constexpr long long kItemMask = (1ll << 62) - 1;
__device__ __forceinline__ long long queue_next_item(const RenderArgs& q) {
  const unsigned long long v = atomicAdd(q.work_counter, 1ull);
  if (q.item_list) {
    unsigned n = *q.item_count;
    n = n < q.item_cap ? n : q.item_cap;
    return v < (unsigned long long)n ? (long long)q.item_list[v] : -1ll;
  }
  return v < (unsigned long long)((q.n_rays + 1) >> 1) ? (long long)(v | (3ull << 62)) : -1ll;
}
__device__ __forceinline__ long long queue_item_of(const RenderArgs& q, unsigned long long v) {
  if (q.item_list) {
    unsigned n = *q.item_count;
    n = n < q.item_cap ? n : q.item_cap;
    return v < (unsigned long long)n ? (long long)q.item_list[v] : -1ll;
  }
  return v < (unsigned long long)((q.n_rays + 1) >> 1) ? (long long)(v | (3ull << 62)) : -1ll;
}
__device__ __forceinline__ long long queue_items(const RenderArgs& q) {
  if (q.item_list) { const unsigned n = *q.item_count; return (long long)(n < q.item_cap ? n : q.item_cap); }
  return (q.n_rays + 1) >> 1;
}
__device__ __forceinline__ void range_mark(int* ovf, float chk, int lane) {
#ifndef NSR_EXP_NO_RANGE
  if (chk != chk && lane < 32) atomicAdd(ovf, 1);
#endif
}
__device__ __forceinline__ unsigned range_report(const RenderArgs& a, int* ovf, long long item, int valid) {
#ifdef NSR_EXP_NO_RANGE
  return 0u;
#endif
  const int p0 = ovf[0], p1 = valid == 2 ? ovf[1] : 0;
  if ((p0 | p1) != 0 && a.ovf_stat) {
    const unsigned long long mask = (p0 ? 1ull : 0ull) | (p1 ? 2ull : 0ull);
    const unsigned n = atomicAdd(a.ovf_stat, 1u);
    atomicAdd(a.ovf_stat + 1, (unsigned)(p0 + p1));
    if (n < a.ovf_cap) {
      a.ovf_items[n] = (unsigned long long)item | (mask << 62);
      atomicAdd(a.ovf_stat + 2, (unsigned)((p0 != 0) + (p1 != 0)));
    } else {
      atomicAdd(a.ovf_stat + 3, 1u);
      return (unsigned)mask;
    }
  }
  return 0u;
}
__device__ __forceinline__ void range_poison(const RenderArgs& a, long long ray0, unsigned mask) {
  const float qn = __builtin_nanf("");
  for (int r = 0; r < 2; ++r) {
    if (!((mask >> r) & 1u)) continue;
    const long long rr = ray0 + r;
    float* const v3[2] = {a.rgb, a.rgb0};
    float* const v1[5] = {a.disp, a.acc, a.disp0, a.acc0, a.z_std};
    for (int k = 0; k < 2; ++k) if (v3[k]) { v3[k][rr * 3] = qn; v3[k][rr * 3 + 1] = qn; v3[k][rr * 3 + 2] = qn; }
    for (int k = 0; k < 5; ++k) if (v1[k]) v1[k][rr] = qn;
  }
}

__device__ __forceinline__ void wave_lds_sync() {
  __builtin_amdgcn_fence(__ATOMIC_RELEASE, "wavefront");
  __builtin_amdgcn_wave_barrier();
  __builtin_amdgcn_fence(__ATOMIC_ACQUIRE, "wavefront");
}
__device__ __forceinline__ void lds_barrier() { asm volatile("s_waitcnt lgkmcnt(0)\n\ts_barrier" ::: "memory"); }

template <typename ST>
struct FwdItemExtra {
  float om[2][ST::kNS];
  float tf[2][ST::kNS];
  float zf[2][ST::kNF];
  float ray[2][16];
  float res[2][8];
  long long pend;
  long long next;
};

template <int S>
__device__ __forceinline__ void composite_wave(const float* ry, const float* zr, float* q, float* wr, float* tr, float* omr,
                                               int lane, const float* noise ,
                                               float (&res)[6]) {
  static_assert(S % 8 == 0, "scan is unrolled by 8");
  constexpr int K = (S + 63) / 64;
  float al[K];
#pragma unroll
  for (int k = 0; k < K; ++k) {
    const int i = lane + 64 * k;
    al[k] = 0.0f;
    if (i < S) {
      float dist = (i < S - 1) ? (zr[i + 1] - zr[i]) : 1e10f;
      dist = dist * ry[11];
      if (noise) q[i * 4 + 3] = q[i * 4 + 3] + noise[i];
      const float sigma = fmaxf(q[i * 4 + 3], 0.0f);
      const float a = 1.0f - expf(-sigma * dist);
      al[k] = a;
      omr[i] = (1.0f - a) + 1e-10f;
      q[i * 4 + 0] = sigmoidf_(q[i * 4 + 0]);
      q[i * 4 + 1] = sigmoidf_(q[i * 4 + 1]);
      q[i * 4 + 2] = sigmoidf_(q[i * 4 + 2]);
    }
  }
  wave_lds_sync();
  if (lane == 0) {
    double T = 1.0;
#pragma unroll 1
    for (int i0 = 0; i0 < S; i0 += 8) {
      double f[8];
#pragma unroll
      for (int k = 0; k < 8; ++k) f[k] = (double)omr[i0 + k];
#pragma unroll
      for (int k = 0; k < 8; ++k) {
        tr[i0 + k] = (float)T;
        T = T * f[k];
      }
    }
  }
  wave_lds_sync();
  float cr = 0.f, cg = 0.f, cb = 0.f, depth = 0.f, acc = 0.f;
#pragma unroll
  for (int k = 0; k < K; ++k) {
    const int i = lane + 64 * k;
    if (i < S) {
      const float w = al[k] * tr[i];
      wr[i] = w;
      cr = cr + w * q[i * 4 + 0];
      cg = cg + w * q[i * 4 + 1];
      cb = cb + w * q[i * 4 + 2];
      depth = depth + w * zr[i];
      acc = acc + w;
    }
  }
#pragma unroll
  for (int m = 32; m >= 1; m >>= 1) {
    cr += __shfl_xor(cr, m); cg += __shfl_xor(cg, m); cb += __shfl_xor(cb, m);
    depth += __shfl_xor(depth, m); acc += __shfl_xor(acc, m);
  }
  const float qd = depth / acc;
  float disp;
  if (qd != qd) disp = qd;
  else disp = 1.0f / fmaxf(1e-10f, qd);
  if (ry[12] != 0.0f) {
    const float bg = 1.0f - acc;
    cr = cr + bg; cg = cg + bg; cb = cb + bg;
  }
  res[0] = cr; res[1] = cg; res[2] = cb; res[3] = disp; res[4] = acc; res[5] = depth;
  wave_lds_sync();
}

WHAT YOU WILL DO:
Could you return exactly the stretch of the data above that starts at the line with "return (q.n_rays + 1) >> 1;" and ends at the line with "float* const v1[5]", both lines included?

OUTPUT FOR THIS EXERCISE:
  return (q.n_rays + 1) >> 1;
}
__device__ __forceinline__ void range_mark(int* ovf, float chk, int lane) {
#ifndef NSR_EXP_NO_RANGE
  if (chk != chk && lane < 32) atomicAdd(ovf, 1);
#endif
}
__device__ __forceinline__ unsigned range_report(const RenderArgs& a, int* ovf, long long item, int valid) {
#ifdef NSR_EXP_NO_RANGE
  return 0u;
#endif
  const int p0 = ovf[0], p1 = valid == 2 ? ovf[1] : 0;
  if ((p0 | p1) != 0 && a.ovf_stat) {
    const unsigned long long mask = (p0 ? 1ull : 0ull) | (p1 ? 2ull : 0ull);
    const unsigned n = atomicAdd(a.ovf_stat, 1u);
    atomicAdd(a.ovf_stat + 1, (unsigned)(p0 + p1));
    if (n < a.ovf_cap) {
      a.ovf_items[n] = (unsigned long long)item | (mask << 62);
      atomicAdd(a.ovf_stat + 2, (unsigned)((p0 != 0) + (p1 != 0)));
    } else {
      atomicAdd(a.ovf_stat + 3, 1u);
      return (unsigned)mask;
    }
  }
  return 0u;
}
__device__ __forceinline__ void range_poison(const RenderArgs& a, long long ray0, unsigned mask) {
  const float qn = __builtin_nanf("");
  for (int r = 0; r < 2; ++r) {
    if (!((mask >> r) & 1u)) continue;
    const long long rr = ray0 + r;
    float* const v3[2] = {a.rgb, a.rgb0};
    float* const v1[5] = {a.disp, a.acc, a.disp0, a.acc0, a.z_std};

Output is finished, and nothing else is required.